Question

In a system of units in which the unit of mass is $a$ kg, unit of length is $b$ metre and the unit of time is $c$ second, the magnitude of a calorie is :
A. $\dfrac{4.2c}{a{{b}^{2}}}$
B. $\dfrac{4.2c}{ab}$
C. $\dfrac{abc}{4.2}$
D. $\dfrac{4.2}{abc}$

Answer 1

Kilogram (kg), metre (m) and second (s) are the units of the MKS system for mass, length and time. The SI unit of energy is joules (J) and $1J=1kg{{m}^{2}}{{s}^{-2}}$. Then use the given relation between the unit of MKS system and the units of the new system to find the value of one calorie in the units of the new system.

Complete step by step answer:
Let the first the value of 1 calorie in terms of the system in the units for mass, length and time are kg (kilogram), m (metre) and s (second). This system of units is called the MKS system or SI system.Calorie (cal) is a unit for energy. In the SI system the unit for energy is joules (J). The relation between joules and calories is given as $1cal=4.2J$ …. (i)
The unit of energy in the MKS system is $kg{{m}^{2}}{{s}^{-2}}$.
This means that $1J=1kg{{m}^{2}}{{s}^{-2}}$.
Substitute the value of 1 J in (i).
$1cal=4.2kg{{m}^{2}}{{s}^{-2}}$ …. (ii).
It is given that in another system of units, the unit mass is a kg, the unit of length is b metre and the unit of time is c second.
In that system , let the unit of mass, length and time be x, y and z, respectively.
This means that $x='a'kg$, $y='b'm$ and $z='c's$.
Then,
$1kg=\dfrac{1}{a}x$, $1m=\dfrac{1}{b}y$ and $1s=\dfrac{1}{c}z$.
Substitute these values in (ii).
$1cal=4.2\left( \dfrac{1}{a}x \right){{\left( \dfrac{1}{b}y \right)}^{2}}{{\left( \dfrac{1}{c}z \right)}^{-2}}$
$\Rightarrow 1cal=\left( \dfrac{4.2{{c}^{-2}}}{a{{b}^{2}}} \right)x{{y}^{2}}{{z}^{-2}}$.
Therefore, the magnitude of a calorie in terms of the new units x,y and z is equal to $\dfrac{4.2{{c}^{-2}}}{a{{b}^{2}}}$.

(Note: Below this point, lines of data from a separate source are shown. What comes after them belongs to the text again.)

static int orbx_fail(orbx_extractor* h, int code, const std::string& msg) {
// ... 48 lines not shown
    std::vector<FastTile> tiles, tiles1;
    size_t pyrOff = 0, candOff = 0; int selOff = 0, maxRows = 0, maxPitch = 0, nodeCap = 0, maxKp = 0;
    for (int l = 0; l < nl; l++) {
        LevelHost& L = h->lv[l];
        L.w = cvRoundF((float)width * h->invScale[l]);
        L.h = cvRoundF((float)height * h->invScale[l]);
        L.stride = (L.w + 63) & ~63;
        L.planeBytes = (size_t)L.stride * L.h;
        L.planeOff = pyrOff;
        if (l > 0) pyrOff += (L.planeBytes + 255) & ~(size_t)255;
        L.maxBX = L.w - ORBX_MINB; L.maxBY = L.h - ORBX_MINB;
        const float fw = (float)(L.maxBX - ORBX_MINB), fh = (float)(L.maxBY - ORBX_MINB);
        L.nCols = (int)(fw / 30.f); L.nRows = (int)(fh / 30.f);
        if (L.nCols < 1 || L.nRows < 1) { orbx_free(h); return orbx_fail(nullptr, ORB_E_INVALID, "image too small for the requested number of pyramid levels"); }
        L.wCell = (int)std::ceil(fw / L.nCols); L.hCell = (int)std::ceil(fh / L.nRows);
        L.nIni = (int)std::round(fw / (L.maxBY - ORBX_MINB));
        if (L.nIni < 1 || L.nCols > 4000) { orbx_free(h); return orbx_fail(nullptr, ORB_E_INVALID, "unsupported aspect ratio (octree needs width/height >= 0.5)"); }
        L.hX = fw / L.nIni;
        int cap = 0;
        const int detWtot = L.w - 2 * ORBX_EDGE, detHtot = L.h - 2 * ORBX_EDGE;
        for (int i = 0; i < L.nRows; i++) {
            const int hh = std::min(L.hCell, detHtot - i * L.hCell);
            if (hh <= 0) continue;
            for (int j = 0; j < L.nCols; j++) {
                const int ww = std::min(L.wCell, detWtot - j * L.wCell);
                if (ww > 0) cap += ((ww + 1) / 2) * ((hh + 1) / 2);
            }
        }
        L.candCap = std::max(cap, 1); L.candOff = candOff; candOff += (size_t)((L.candCap + 3) & ~3);
        L.selCap = std::max(h->nfeat[l], 4 * L.nIni) + 4; L.selOff = selOff; selOff += L.selCap;
        nodeCap = std::max(nodeCap, L.selCap); maxKp += L.selCap;
        if (L.selCap > 60000) { orbx_free(h); return orbx_fail(nullptr, ORB_E_INVALID, "nfeatures per level too large"); }
        const int cpt = std::max(1, std::min(FAST_MAXCELLS / FAST_CROWS, FAST_TW / L.wCell));
        const int nT = (L.nCols + cpt - 1) / cpt, per = (L.nCols + nT - 1) / nT;
        int validRows = 0;
        for (int i = 0; i < L.nRows; i++) if (ORBX_MINB + i * L.hCell < L.maxBY - 3) validRows = i + 1;
        const int crows = (FAST_CROWS * L.hCell <= 64 && 2 * l < nl) ? FAST_CROWS : 1;
        for (int i = 0; i < validRows; i += crows) {
            const int ncr = std::min(crows, validRows - i);
            for (int c0 = 0; c0 < L.nCols; c0 += per) {
                const int n = std::min(per, L.nCols - c0);
                if (ORBX_MINB + c0 * L.wCell >= L.maxBX - 6) continue;
                tiles.push_back(FastTile{(short)(l | (ncr << 8)), (short)i, (short)c0, (short)n});
                maxPitch = std::max(maxPitch, ((n * L.wCell + 6 + 3) + 15) & ~15);
            }
        }
        for (int i = 0; i < validRows; i++)
            for (int c0 = 0; c0 < L.nCols; c0 += per) {
                if (ORBX_MINB + c0 * L.wCell >= L.maxBX - 6) continue;
                tiles1.push_back(FastTile{(short)(l | (1 << 8)), (short)i, (short)c0, (short)std::min(per, L.nCols - c0)});
            }
        maxRows = std::max(maxRows, crows * L.hCell + 6 + crows);
        if (L.hCell > 64) { orbx_free(h); return orbx_fail(nullptr, ORB_E_INVALID, "FAST cell higher than 64 rows"); }
        if (L.wCell > 127) { orbx_free(h); return orbx_fail(nullptr, ORB_E_INVALID, "FAST cell wider than 127 columns"); }
    }
    h->pyrFrame = pyrOff; h->candFrame = candOff; h->selFrame = selOff; h->nodeCap = nodeCap; h->maxKp = maxKp;
    h->nTiles = (int)tiles.size(); h->nTiles1 = (int)tiles1.size();
    if (maxPitch > FAST_PITCH) { orbx_free(h); return orbx_fail(nullptr, ORB_E_INVALID, "FAST tile wider than FAST_PITCH"); }
    h->fastImgBytes = (maxRows * FAST_PITCH + 15) & ~15;
    h->fastSmem = (size_t)h->fastImgBytes + 4 * FAST_Q1W * 2 + FAST_Q2CAP * 2 + FAST_TW + (8 + FAST_MAXCELLS) * 4;
    h->octMerge = (size_t)(256 + 16) * 4 + (size_t)nodeCap * 100 + 16 + 15 <= 150 * 1024 ? 1 : 0;
    h->octKeyOff = (int)(((size_t)(256 + 16) * 4 + (size_t)nodeCap * (h->octMerge ? 100 : 84) + 16 + 15) & ~(size_t)15);
    h->octSmem = (size_t)h->octKeyOff + (size_t)OCT_KEYCAP * 6;
    if (h->octSmem > 150 * 1024) h->octSmem = (size_t)h->octKeyOff;
    if (h->fastSmem > 64 * 1024 || h->octSmem > 150 * 1024) { orbx_free(h); return orbx_fail(nullptr, ORB_E_INVALID, "configuration exceeds the LDS budget"); }

    if (hipSetDevice(device) != hipSuccess) { orbx_free(h); return orbx_fail(nullptr, ORB_E_HIP, "hipSetDevice failed"); }
    if (orb_lds_optin((const void*)k_octree<OCT_T_BATCH>, h->octSmem) != ORB_OK || orb_lds_optin((const void*)k_octree<OCT_T_SINGLE>, h->octSmem) != ORB_OK) {
        orbx_free(h); return orbx_fail(nullptr, ORB_E_HIP, "hipFuncSetAttribute(k_octree) failed");
    }
#define CK(call) do { hipError_t e_ = (call); if (e_ != hipSuccess) { std::string m = std::string(#call) + ": " + hipGetErrorString(e_); orbx_free(h); return orbx_fail(nullptr, e_ == hipErrorOutOfMemory ? ORB_E_NOMEM : ORB_E_HIP, m); } } while (0)
    CK(hipStreamCreateWithFlags(&h->stream, hipStreamNonBlocking));
    for (auto& e : h->ev) CK(hipEventCreate(&e));
    const size_t B = (size_t)max_batch;
    CK(hipMalloc((void**)&h->d_pyr, std::max<size_t>(B * h->pyrFrame, 256)));
    {
        std::vector<int> tab;
        for (int l = 1; l < nl; l++) {
            const int sw = h->lv[l - 1].w, sh = h->lv[l - 1].h, dw = h->lv[l].w, dh = h->lv[l].h;
            const double sx = 1. / ((double)dw / sw), sy = 1. / ((double)dh / sh);
            h->coefOff[l] = tab.size();
            tab.resize(tab.size() + 2 * (size_t)dw + 2 * (size_t)dh);
            int* xs = tab.data() + h->coefOff[l]; int* xw = xs + dw; int* ys = xw + dw; int* yw = ys + dh;
// ... 37 lines not shown
                            x0 = std::min(x0, fx0); x1 = std::max(x1, fx1); y0 = std::min(y0, fy0); y1 = std::max(y1, fy1);
                        }
                        R[l] = make_int4(x0, y0, x1 - x0, y1 - y0);
                        maxArea = std::max(maxArea, (x1 - x0) * (y1 - y0));
                        if (l >= 1) ncoef += 2 * ((x1 - x0) + (y1 - y0));
                        cx0 = x0; cx1 = x1; cy0 = y0; cy1 = y1;
                    }
                    maxCoef = std::max(maxCoef, ncoef);
                }
            h->chainBuf = (maxArea + 15) & ~15;
            h->chainSmem = (size_t)2 * h->chainBuf + (size_t)maxCoef * 4;
            if (h->chainSmem <= 64 * 1024) {
                h->chainTiles = TX * TY;
                CK(hipMalloc((void**)&h->d_chain, reg.size() * sizeof(int4)));
                CK(hipMemcpy(h->d_chain, reg.data(), reg.size() * sizeof(int4), hipMemcpyHostToDevice));
            }
        }
    }
    CK(hipMalloc((void**)&h->d_cand, B * h->candFrame * 4));
    CK(hipMalloc((void**)&h->d_keyNode, B * h->candFrame * 2));
    CK(hipMalloc((void**)&h->d_candCount, B * nl * 4));
    CK(hipMemset(h->d_candCount, 0, B * nl * 4));
    CK(hipMalloc((void**)&h->d_order, B * 4));
    CK(hipMalloc((void**)&h->d_retry, ((size_t)B * tiles.size() * 2 + 2) * 4));
    CK(hipMalloc((void**)&h->d_sel, B * h->selFrame * 4));
    CK(hipMalloc((void**)&h->d_selAux, B * h->selFrame * 4));
    CK(hipMalloc((void**)&h->d_selCount, (B * nl + ORBX_MAX_LEVELS) * 4));
    CK(hipMalloc((void**)&h->d_lapCount, (B * nl + ORBX_MAX_LEVELS) * 4));
    CK(hipMemset(h->d_selCount, 0, (B * nl + ORBX_MAX_LEVELS) * 4));
    CK(hipMemset(h->d_lapCount, 0, (B * nl + ORBX_MAX_LEVELS) * 4));
    tiles.insert(tiles.end(), tiles1.begin(), tiles1.end());
    CK(hipMalloc((void**)&h->d_tiles, tiles.size() * sizeof(FastTile)));
    CK(hipMemcpy(h->d_tiles, tiles.data(), tiles.size() * sizeof(FastTile), hipMemcpyHostToDevice));
    h->imgStride = (width + 63) & ~63;
    CK(hipMalloc((void**)&h->d_img, (size_t)h->imgStride * height));
    h->kps1Off = 64;
    h->desc1Off = (h->kps1Off + (size_t)maxKp * sizeof(orb_keypoint) + 63) & ~(size_t)63;
    h->out1Bytes = h->desc1Off + (size_t)maxKp * 32;
    CK(hipMalloc((void**)&h->d_out1, h->out1Bytes));
    h->d_counts1 = (int32_t*)h->d_out1; h->d_kps1 = (orb_keypoint*)(h->d_out1 + h->kps1Off); h->d_desc1 = h->d_out1 + h->desc1Off;
    CK(hipHostMalloc((void**)&h->h_img, (size_t)h->imgStride * height, hipHostMallocDefault));
    CK(hipHostMalloc((void**)&h->h_retry, 16, hipHostMallocDefault));
    h->h_retry[0] = 0; h->h_retry[1] = 1; h->h_retry[2] = 0; h->h_retry[3] = 0;
    CK(hipHostMalloc((void**)&h->h_out, h->out1Bytes, hipHostMallocDefault));
    {
        static std::mutex constMu;
        static bool constDone[64] = {false};
        std::lock_guard<std::mutex> lock(constMu);
        if (device < 0 || device >= 64 || !constDone[device]) {
            CK(hipMemcpyToSymbol(HIP_SYMBOL(c_umax), h->umax, sizeof(h->umax)));
            float pf[1024];
            for (int i = 0; i < 256; i++) {
                pf[4 * i] = (float)h_pattern[4 * i]; pf[4 * i + 1] = (float)h_pattern[4 * i + 2];
                pf[4 * i + 2] = (float)h_pattern[4 * i + 1]; pf[4 * i + 3] = (float)h_pattern[4 * i + 3];
            }
            CK(hipMemcpyToSymbol(HIP_SYMBOL(c_patternf), pf, sizeof(pf)));
            uint32_t icmask[16][12];
            for (int v = 0; v < 16; v++)
                for (int k = 0; k < 12; k++) {
                    uint32_t m = 0;
                    for (int t = 0; t < 4; t++) { const int u = 4 * k + t - 21; if (u >= -h->umax[v] && u <= h->umax[v]) m |= 0xFFu << (8 * t); }
                    icmask[v][k] = m;
                }
            CK(hipMemcpyToSymbol(HIP_SYMBOL(c_icmask), icmask, sizeof(icmask)));
            if (device >= 0 && device < 64) constDone[device] = true;
        }
// ... 417 lines not shown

Hence, the correct option is A.

Note: x,y and z are units of mass, length and time just like kg, m and s. Therefore, x,y,z are numbers. Energy is equivalent to work done on a body. Work done is equal to the product of applied force and the displacement. Therefore, if you do not know the units of energy in the MKS system, then you can find the units of energy by the formula for work done.